Drohnenschwärme - Wie wird die Zukunft der Mensch-Maschine-Interaktion aussehen?
Aus dem Zentrum für Luft- und Raumfahrtmedizin der Luftwaffe (Leiter: Generalarzt Prof. Dr. R. Schick)
Drohnen als Schwarm einzusetzen ist ein noch recht junger, aber rapide wachsender Forschungsbereich. Dabei stellt sich aus fliegerpsychologischer Sicht bereits in der Entwicklungsphase dieser Drohnenschwärme die Frage, wie die Schnittstelle zwischen Drohnenschwärmen und dem Menschen idealerweise aussehen sollte.
Die Autorin konnte sich im Rahmen ihres wehrwissenschaftlichen Austauschjahres an der Naval Postgraduate School im Jahr 2017/2018 mit der Thematik der Drohnenschwärme beschäftigen. Als Teil von CRUSER, dem ‚Consortium for Robotics and Unmanned Systems Education and Research‘ innerhalb des Information Sciences Departments an der Naval Postgraduate School (Monterey/USA), konnte sie Feldversuche im Bereich der Automation begleiten, an einem Workshop zur Generierung innovativer Konzepte für die U.S. Navy namens ‚WIC Warfare Innovation Continuum Workshop‘ teilnehmen, Literaturrecherchen durchführen und auch Forschungsgruppen begleiten, die sich mit der Entwicklung von Drohnenschwärmen beschäftigen.

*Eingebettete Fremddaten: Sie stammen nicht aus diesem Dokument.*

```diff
@@ -298,15 +450,26 @@
   }
 }
 
+static bool convt_resident_ok(const ConvTArgs& a) {
+  if (!a.wpk16 || a.in_absmax || a.KZ < 1 || a.KZ > 3 || a.cin != a.cout) return false;
+  const int nkz_max = a.SZ == 1 ? a.KZ : (a.KZ + 1) / 2;
+  return (a.cin == 32 || a.cin == 64) && nkz_max * 4 * (a.cin / 16) * 8 <= 256;
+}
+
 template <int CT>
-static void launch_convT_inst(const ConvTArgs& a, dim3 grid, size_t lds, hipStream_t s) {
+static void launch_convT_inst(const ConvTArgs& a, dim3 grid, size_t lds, hipStream_t s, bool resident) {
   static bool attr_set = false;
   if (!attr_set) {
     CD_HIP(hipFuncSetAttribute((const void*)conv_transpose_kernel<CT>, hipFuncAttributeMaxDynamicSharedMemorySize, 160 * 1024));
     CD_HIP(hipFuncSetAttribute((const void*)conv_transpose_f16x2_kernel<CT>, hipFuncAttributeMaxDynamicSharedMemorySize, 160 * 1024));
+    if constexpr (CT <= 2)
+      CD_HIP(hipFuncSetAttribute((const void*)conv_transpose_f16x2_kernel<CT, true>, hipFuncAttributeMaxDynamicSharedMemorySize, 160 * 1024));
     attr_set = true;
   }
-  if (a.wpk16) hipLaunchKernelGGL((conv_transpose_f16x2_kernel<CT>), grid, dim3(256), lds, s, a);
+  if (resident) {
+    if constexpr (CT <= 2) hipLaunchKernelGGL((conv_transpose_f16x2_kernel<CT, true>), grid, dim3(256), lds, s, a);
+    else CD_REQUIRE(false, "conv_transpose: no weight-resident instance for more than 64 output channels");
+  } else if (a.wpk16) hipLaunchKernelGGL((conv_transpose_f16x2_kernel<CT>), grid, dim3(256), lds, s, a);
   else hipLaunchKernelGGL((conv_transpose_kernel<CT>), grid, dim3(256), lds, s, a);
   CD_HIP(hipGetLastError());
 }
@@ -327,28 +490,43 @@
   a.Cw = (dout.w + 1) / 2;
   a.CS = cin + LDS_VOX_PAD;
   const int Az = (dout.d + sz - 1) / sz, Bh = (dout.h + 1) / 2;
-  struct TT { int tz, th; double score; };
-  std::vector<TT> all;
+  struct TT { int tz, th; double score; bool res; };
+  const bool resident = convt_resident_ok(a) && !getenv("CD_NO_CONVT_RESIDENT");
+  int force_tz = 0, force_th = 0;
+  if (const char* e = getenv("CD_CONVT_TILE")) {
+    CD_REQUIRE(std::sscanf(e, "%d,%d", &force_tz, &force_th) == 2 && force_tz >= 1 && force_tz <= Az && force_th >= 1 && force_th <= Bh,
+               "CD_CONVT_TILE: want tz,th inside the class-index grid");
+    CD_REQUIRE(((size_t)(force_tz + 2) * (force_th + 2) * din.w + 1) * a.CS * 4 <= 140 * 1024, "CD_CONVT_TILE: the tile does not fit in LDS");
+  }
+  std::vector<TT> all, all_res;
   for (int TZ = 1; TZ <= Az; ++TZ)
     for (int TH = 1; TH <= Bh; ++TH) {
       const size_t lds = ((size_t)(TZ + 2) * (TH + 2) * din.w + 1) * a.CS * 4;
       if (lds > 140 * 1024) break;
-      if (TH != Bh && (Bh + TH - 1) / TH == (Bh + TH) / (TH + 1)) continue;
-      if (TZ != Az && (Az + TZ - 1) / TZ == (Az + TZ) / (TZ + 1)) continue;
       const long nblocks = (long)batch * ((Az + TZ - 1) / TZ) * ((Bh + TH - 1) / TH);
       const double ratio = (double)TZ * TH / ((double)(TZ + 2) * (TH + 2));
-      const double fill = nblocks >= 512 ? 1.0 : (double)nblocks / 512.0;
-      all.push_back({TZ, TH, ratio * fill});
+      if (!(TH != Bh && (Bh + TH - 1) / TH == (Bh + TH) / (TH + 1)) && !(TZ != Az && (Az + TZ - 1) / TZ == (Az + TZ) / (TZ + 1))) {
+        const double fill = nblocks >= 512 ? 1.0 : (double)nblocks / 512.0;
+        all.push_back({TZ, TH, ratio * fill, false});
+      }
+      if (resident && !(TH > 1 && (Bh + TH - 2) / (TH - 1) == (Bh + TH - 1) / TH) && !(TZ > 1 && (Az + TZ - 2) / (TZ - 1) == (Az + TZ - 1) / TZ)) {
+        const int njt = (TZ * TH * a.Cw + 31) / 32;
+        const long rounds = (nblocks + 255) / 256;
+        all_res.push_back({TZ, TH, ratio * ((double)nblocks / (rounds * 256.0)) * (njt / (njt + 1.5)), true});
+      }
     }
   CD_REQUIRE(!all.empty(), "conv_transpose: no tile fits in LDS");
-  std::stable_sort(all.begin(), all.end(), [](const TT& x, const TT& y) { return x.score > y.score; });
+  const auto by_score = [](const TT& x, const TT& y) { return x.score > y.score; };
+  std::stable_sort(all.begin(), all.end(), by_score);
+  std::stable_sort(all_res.begin(), all_res.end(), by_score);
   std::vector<TT> cand;
-  for (size_t i = 0; i < all.size() && cand.size() < 8; ++i) cand.push_back(all[i]);
-  for (size_t i = 8; i < all.size() && cand.size() < 14; i += (all.size() - 8) / 6 + 1) cand.push_back(all[i]);
+  for (size_t i = 0; i < all_res.size() && i < 8; ++i) cand.push_back(all_res[i]);
+  const size_t nres = cand.size();
+  for (size_t i = 0; i < all.size() && cand.size() < nres + 8; ++i) cand.push_back(all[i]);
+  for (size_t i = 8; i < all.size() && cand.size() < nres + 14; i += (all.size() - 8) / 6 + 1) cand.push_back(all[i]);
+  if (force_tz) cand.assign(1, TT{force_tz, force_th, 0.0, resident});
   char cat[128];
   std::snprintf(cat, sizeof cat, "convT%dx4x4 C%d->%d @%dx%dx%d", kz, cin, cout, din.d, din.h, din.w);
-  prof::Scope scope(cat, s, 2.0 * kz * 16 * cin * cout * (double)din.vox() * batch,
-                    4.0 * batch * ((double)din.vox() * cin + (double)dout.vox() * cout));
   auto launch = [&](const TT& t) {
     ConvTArgs b = a;
     b.TZ = t.tz; b.TH = t.th;
@@ -361,17 +539,21 @@
     }
     dim3 grid((unsigned)(batch * b.nTZ * b.nTH));
     switch (b.CTtot) {
-      case 1: launch_convT_inst<1>(b, grid, lds, s); break;
-      case 2: launch_convT_inst<2>(b, grid, lds, s); break;
-      case 3: launch_convT_inst<3>(b, grid, lds, s); break;
-      case 4: launch_convT_inst<4>(b, grid, lds, s); break;
+      case 1: launch_convT_inst<1>(b, grid, lds, s, t.res); break;
+      case 2: launch_convT_inst<2>(b, grid, lds, s, t.res); break;
+      case 3: launch_convT_inst<3>(b, grid, lds, s, t.res); break;
+      case 4: launch_convT_inst<4>(b, grid, lds, s, t.res); break;
       default: CD_REQUIRE(false, "conv_transpose: more than 128 output channels unsupported");
     }
   };
   char key[192];
-  std::snprintf(key, sizeof key, "%s k%d s%d b%d%s", cat, kz, sz, batch, a.wpk16 ? " f16x2" : "");
-  const int pick = autotune(key, (int)cand.size(), [&](int i) { launch(cand[i]); }, s);
-  launch(cand[pick < 0 ? 0 : pick]);
-}
-
-}
+  std::snprintf(key, sizeof key, "%s k%d s%d b%d%s%s", cat, kz, sz, batch, a.wpk16 ? " f16x2" : "", resident ? " res" : "");
+  const int pick = force_tz ? 0 : autotune(key, (int)cand.size(), [&](int i) { launch(cand[i]); }, s);
+  const TT& run = cand[pick < 0 ? 0 : pick];
+  if (run.res) std::strncat(cat, " resident", sizeof cat - std::strlen(cat) - 1);
+  prof::Scope scope(cat, s, 2.0 * kz * 16 * cin * cout * (double)din.vox() * batch,
+                    4.0 * batch * ((double)din.vox() * cin + (double)dout.vox() * cout));
+  launch(run);
+}
+
+}
```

Der Grad an Autonomie eines Schwarms wirkt sich massiv auf die Interaktionsmöglichkeiten und –anforderungen aus. Wenn ein Schwarm komplett autonom agiert, welche Informationen benötigt der Mensch dann überhaupt noch? Sollen Informationen geliefert werden, die ein Überwachen des Schwarms ermöglichen, indem beispielsweise Flugparameter einzelner Einheiten des Schwarms angezeigt werden? Gibt es gar keine Anzeige mehr von einzelnen Flugparametern, aber durchaus über den Schwarm als Entität? Oder können diese Informationen komplett entfallen und ersetzt werden durch einen Task-Manager, der anzeigt welche Aufgabe an welchem Ort zu welchem Grad abgearbeitet wurde, ohne weitere Informationen über den Schwarm zu liefern?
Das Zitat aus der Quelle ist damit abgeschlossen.